7. The dish-type heating vacuum drying apparatus of claim 5, wherein said second driving assembly comprises: a pair of second synchronous pulleys and a second transmission belt;

the other second transmission belt wheel is arranged on the connecting module;

the second transmission belt is connected with the pair of second transmission belt wheels.
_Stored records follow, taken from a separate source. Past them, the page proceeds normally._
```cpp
template <typename T>
struct Factor {
#ifdef GPC_EXPERIMENTS
// ... 36 lines not shown
  hipEvent_t ev_tail = nullptr;
  int tail_row0 = 1 << 30;
  void need_rows(int hi) {
    if (ev_tail && hi > tail_row0) {
      chk(hipStreamWaitEvent(st, ev_tail, 0));
      ev_tail = nullptr;
    }
  }
  double flops = 0;
  int launches = 0;
  hipError_t err = hipSuccess;

  T* blk(T* base, int r, int c) const { return base + (size_t)r * npad + c; }

  GemmArgs make_args(T* C, long long sC, const T* Aop, long long sAop, const T* Bop, long long sBop, int M, int N,
                     int K, double alpha, int beta, int klo, int khi, int lower) {
    GemmArgs g;
    g.A = Aop;
    g.B = Bop;
    g.C = C;
    g.sA = sAop;
    g.sB = sBop;
    g.sC = sC;
    g.lda = g.ldb = g.ldc = npad;
    g.M = M;
    g.N = N;
    g.K = K;
    g.alpha = alpha;
    g.beta = beta;
    g.klo = klo;
    g.khi = khi;
    g.lower_only = lower;
    g.tiles_n = N / TILE;
    flops += gemm_flops(g, batch);
    return g;
  }

  void gemm(T* C, long long sC, const T* Aop, long long sAop, const T* Bop, long long sBop, int M,
            int N, int K, bool akm, bool bkm, double alpha, int beta, int klo, int khi, int lower,
            hipStream_t on = nullptr, const unsigned short* rsv = nullptr) {
    GemmArgs g;
    g.A = Aop;
    g.B = Bop;
    g.C = C;
    g.sA = sAop;
    g.sB = sBop;
    g.sC = sC;
    g.lda = g.ldb = g.ldc = npad;
    g.M = M;
    g.N = N;
    g.K = K;
    g.alpha = alpha;
    g.beta = beta;
    g.klo = klo;
    g.khi = khi;
    g.lower_only = lower;
    g.tiles_n = N / TILE;
    flops += gemm_flops(g, batch);
    ++launches;
#ifdef GPC_EXPERIMENTS
    if (rec) {
      rec->ops.push_back({0, g, akm, bkm, 0});
      return;
    }
#endif
    int* slot = nullptr;
    const long long tm = M / TILE, tn = N / TILE;
    const long long blocks128 = (lower ? tm * (tm + 1) / 2 : tm * tn) * batch;
    if (!rsv && reserve_all && reserve && blocks128 >= reserve_min) rsv = reserve;
    const bool persistent = rsv || (blocks128 >= g_small_launch_blocks && blocks128 > g_block_slots - g_persist_spare);
    if (persistent && ctr && ctr_used + CTR_STRIDE <= ctr_cap) {
// ... 22 lines not shown
      }
#endif
      need_rows(off + TILE);
      launch_leaf<T>(st, batch, blk(A, off, off), sA, npad, blk(W, off, off), sW, npad, off, logdet, info,
                     std::max(0, std::min(TILE, nvalid - off)), stable);
      flops += (2.0 / 3.0) * TILE * (double)TILE * TILE * batch;
      ++launches;
      return;
    }
    const int q = n / TILE;
    const int n1 = (q / 2) * TILE, n2 = n - n1;
    const int o1 = off, o2 = off + n1;
    potrf_inv(o1, n1, true, keep_L);
    need_rows(o2 + n2);
    gemm(blk(Tm, o2, o1), sT, blk(A, o2, o1), sA, blk(W, o1, o1), sW, n2, n1, n1, false, false, 1.0,
         0, KLO_ZERO, KHI_COL, 0);
    if (stable) {
      gemm(blk(A, o2, o1), sA, blk(Tm, o2, o1), sT, blk(A, o1, o1), sA, n2, n1, n1, false, false, -1.0, 1, KLO_ZERO,
           KHI_COL, 0);
      gemm(blk(Tm, o2, o1), sT, blk(A, o2, o1), sA, blk(W, o1, o1), sW, n2, n1, n1, false, false, 1.0, 1, KLO_ZERO,
           KHI_COL, 0);
    }
    const bool defer = need_inv && side && defer_min > 0 && n >= defer_min && ev_used + 2 <= nev;
    bool u_done = false;
    {
      GemmArgs gs = make_args(blk(A, o2, o2), sA, blk(Tm, o2, o1), sT, blk(Tm, o2, o1), sT, n2, n2, n1, -1.0, 1,
                              KLO_ZERO, KHI_FULL, 1);
      const long long syrk_tiles = (long long)(n2 / TILE) * (n2 / TILE + 1) / 2 * batch;
      if (need_inv && !defer && dual_launch && !rec && gemm_is_small(gs, batch) && !(reserve_all && syrk_tiles >= reserve_min)) {
        GemmArgs gu = make_args(blk(A, o2, o1), sA, blk(Tm, o2, o1), sT, blk(W, o1, o1), sW, n2, n1, n1, 1.0, 0,
                                KLO_COL, KHI_FULL, 0);
        if (gemm_is_small(gu, batch)) {
          hipError_t e = launch_gemm_dual_small<T>(st, gs, gu, batch);
          if (e != hipSuccess && err == hipSuccess) err = e;
          ++launches;
          u_done = true;
        } else {
          flops -= gemm_flops(gu, batch);
        }
      }
      if (!u_done) {
        flops -= gemm_flops(gs, batch);
        gemm(blk(A, o2, o2), sA, blk(Tm, o2, o1), sT, blk(Tm, o2, o1), sT, n2, n2, n1, false, false, -1.0, 1,
             KLO_ZERO, KHI_FULL, 1);
      }
    }
    hipEvent_t ev_join = nullptr;
    if (defer) {
      hipEvent_t ev_fork = evs[ev_used++];
      ev_join = evs[ev_used++];
      chk(hipEventRecord(ev_fork, st));
      chk(hipStreamWaitEvent(side, ev_fork, 0));
      gemm(blk(A, o2, o1), sA, blk(Tm, o2, o1), sT, blk(W, o1, o1), sW, n2, n1, n1, false, true, 1.0, 0,
           KLO_COL, KHI_FULL, 0, side, reserve);
      chk(hipEventRecord(ev_join, side));
    }
    potrf_inv(o2, n2, need_inv, keep_L);
    if (need_inv) {
      if (defer)
        chk(hipStreamWaitEvent(st, ev_join, 0));
      else if (!u_done)
        gemm(blk(A, o2, o1), sA, blk(Tm, o2, o1), sT, blk(W, o1, o1), sW, n2, n1, n1, false, true, 1.0, 0,
             KLO_COL, KHI_FULL, 0);
      gemm(blk(W, o2, o1), sW, blk(W, o2, o2), sW, blk(A, o2, o1), sA, n2, n1, n2, false, true, -1.0,
           0, KLO_ZERO, KHI_ROW, 0);
    }
#ifdef GPC_EXPERIMENTS
    if (keep_L && rec) rec->unsupported = true;
#endif
    if (keep_L && !rec) {
      dim3 grid((n1 + 64 * MM<T>::VEC - 1) / (64 * MM<T>::VEC), n2 / 32, batch), block(64, 4);
      hipLaunchKernelGGL((rect_copy_kernel<T>), grid, block, 0, st, (const T*)blk(Tm, o2, o1), sT, npad,
                         blk(A, o2, o1), sA, npad, n2, n1);
      ++launches;
    }
  }

  int nll_block = 0;

  void trsm_nll(int r0, int m, int c0, int n) {
    if (n <= nll_block) {
      gemm(blk(Tm, r0, c0), sT, blk(A, r0, c0), sA, blk(W, c0, c0), sW, m, n, n, false, false, 1.0, 0, KLO_ZERO,
           KHI_COL, 0);
      if (stable) {
        gemm(blk(A, r0, c0), sA, blk(Tm, r0, c0), sT, blk(A, c0, c0), sA, m, n, n, false, false, -1.0, 1, KLO_ZERO,
             KHI_COL, 0);
        gemm(blk(Tm, r0, c0), sT, blk(A, r0, c0), sA, blk(W, c0, c0), sW, m, n, n, false, false, 1.0, 1, KLO_ZERO,
             KHI_COL, 0);
      }
      return;
    }
    const int q = n / TILE;
    const int n1 = (q / 2) * TILE, n2 = n - n1;
    trsm_nll(r0, m, c0, n1);
    gemm(blk(A, r0, c0 + n1), sA, blk(Tm, r0, c0), sT, blk(Tm, c0 + n1, c0), sT, m, n2, n1, false, false, -1.0, 1,
         KLO_ZERO, KHI_FULL, 0);
    trsm_nll(r0, m, c0 + n1, n2);
  }

  void potrf_nll(int off, int n) {
    if (n <= nll_block || n == TILE) {
      potrf_inv(off, n, true, false);
      return;
    }
    const int q = n / TILE;
    const int n1 = (q / 2) * TILE, n2 = n - n1;
    const int o1 = off, o2 = off + n1;
    potrf_nll(o1, n1);
    need_rows(o2 + n2);
    trsm_nll(o2, n2, o1, n1);
    gemm(blk(A, o2, o2), sA, blk(Tm, o2, o1), sT, blk(Tm, o2, o1), sT, n2, n2, n1, false, false, -1.0, 1, KLO_ZERO,
         KHI_FULL, 1);
    potrf_nll(o2, n2);
  }

  void forward_solve_nll(int off, int n, double* r, double* z) {
    if (n <= nll_block || n == TILE) {
      hipLaunchKernelGGL((trmv_kernel<T>), dim3(n / 4, batch), dim3(256), 0, st, (const T*)W, sW, npad,
                         (const double*)r, npad, z, off);
      ++launches;
      return;
    }
    const int q = n / TILE;
    const int n1 = (q / 2) * TILE, n2 = n - n1;
    forward_solve_nll(off, n1, r, z);
    hipLaunchKernelGGL((gemv_sub_kernel<T>), dim3(n2 / 4, batch), dim3(256), 0, st, (const T*)Tm, sT, npad,
                       (const double*)z, r, npad, off + n1, off, n1);
// ... 67 lines not shown
        hipLaunchKernelGGL((trmv_kernel<T>), dim3(n / 4, batch), dim3(256), 0, st, (const T*)W, sW, npad,
                           (const double*)r, npad, z, off);
      ++launches;
      return;
    }
    const int q = n / TILE;
    const int n1 = (q / 2) * TILE, n2 = n - n1;
    forward_solve(off, n1, true, r, z);
    hipLaunchKernelGGL((gemv_sub_kernel<T>), dim3(n2 / 4, batch), dim3(256), 0, st, (const T*)Tm, sT, npad,
                       (const double*)z, r, npad, off + n1, off, n1);
    ++launches;
    forward_solve(off + n1, n2, need_inv, r, z);
  }

  void lauum(T* out, long long sOut) {
    gemm(out, sOut, W, sW, W, sW, npad, npad, npad, true, true, 1.0, 0, KLO_ROW, KHI_FULL, 1);
  }
};

}
```

Before: 839.5.

## Add triangle-aware GEMM kernels that skip zero MFMA blocks in edge slabs

```diff
diff --git a/gpyreg_amd/_lib.py b/gpyreg_amd/_lib.py
--- a/gpyreg_amd/_lib.py
+++ b/gpyreg_amd/_lib.py
@@ -372,10 +372,11 @@
 
     @_serial
     def debug_gemm(self, A, B, Cm, M, N, K, a_kmajor, b_kmajor, alpha=1.0, beta=0, klo=0, khi=0,
-                   lower_only=False, dtype=F64, force_bt=0):
+                   lower_only=False, dtype=F64, force_bt=0, tri=0, batch=1):
         A, B = _f64(A), _f64(B)
         Cm = _f64(Cm).copy()
         flags = int(bool(lower_only)) | {0: 0, 64: 0x100, 128: 0x200, 12864: 0x400}[force_bt]
+        flags |= (int(tri) & 15) << 12 | (int(batch) & 0xff) << 16
         rc = self._lib.gpc_debug_gemm(self._h, dtype, M, N, K, int(a_kmajor), int(b_kmajor),
                                       float(alpha), int(beta), klo, khi, flags, _ptr(A),
                                       _ptr(B), _ptr(Cm))
diff --git a/gpyreg_amd/csrc/gemm.h b/gpyreg_amd/csrc/gemm.h
--- a/gpyreg_amd/csrc/gemm.h
+++ b/gpyreg_amd/csrc/gemm.h
@@ -19,6 +19,7 @@
 
 enum { KLO_ZERO = 0, KLO_ROW = 1, KLO_COL = 2 };
 enum { KHI_FULL = 0, KHI_ROW = 1, KHI_COL = 2 };
+enum { TRI_NONE = 0, TRI_A_FIRST = 1, TRI_A_LAST = 2, TRI_B_FIRST = 3, TRI_B_LAST = 4, TRI_OPND = 7, TRI_SYM = 8 };
 
 struct GemmArgs {
   const void* A;
@@ -39,7 +40,9 @@
   const double* ep_w = nullptr;
   long long ep_sw = 0;
   const double* ep_alpha = nullptr;
+  int tri = TRI_NONE;
 };
+inline int g_tri_skip = 1;
 inline int g_gemm_flags = 8 | 16;
 
 template <typename T, bool KM, int BT, int NT>
@@ -530,6 +533,373 @@
   }
 }
 
+template <int ILO, int IHI, int JLO, int JHI, bool DG = false>
+struct Live {
+  static constexpr int ilo = ILO, ihi = IHI, jlo = JLO, jhi = JHI;
+  static constexpr bool on(int i, int j) { return i >= ILO && i < IHI && j >= JLO && j < JHI && (!DG || i >= j); }
+  static constexpr int count() {
+    int n = 0;
+    for (int i = ILO; i < IHI; ++i)
+      for (int j = JLO; j < JHI; ++j) n += on(i, j) ? 1 : 0;
+    return n;
+  }
+};
+
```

8. The dish-type heating vacuum drying apparatus according to claim 1, wherein the evacuation module comprises: the vacuum tube, the first connecting piece and the vacuum head;

9. The dish heated vacuum drying apparatus of claim 1, wherein the heating module comprises: the water heater comprises an input channel, an output channel, a second connecting piece, a hot water tank and a circulating pump;

the second connecting piece is rotatably connected with the connecting module;

the hot water tank is arranged on the bearing bracket and used for storing and heating aqueous solution;

the circulating pump is arranged on the bearing support, and the input end of the circulating pump is connected with the output end of the hot water tank and is used for pumping the aqueous solution in the inner cavity of the hot water tank;

10. The dish heated vacuum drying apparatus of claim 1, further comprising: a plurality of crushing devices and powder sampling valves;

the crushing devices are rotationally and symmetrically arranged on the inner wall of the jacket by taking the central shaft of the cylinder as the circle center, and the crushing devices are positioned in the inner cavity of the cylinder;

the sampling valve is arranged on the cylinder body.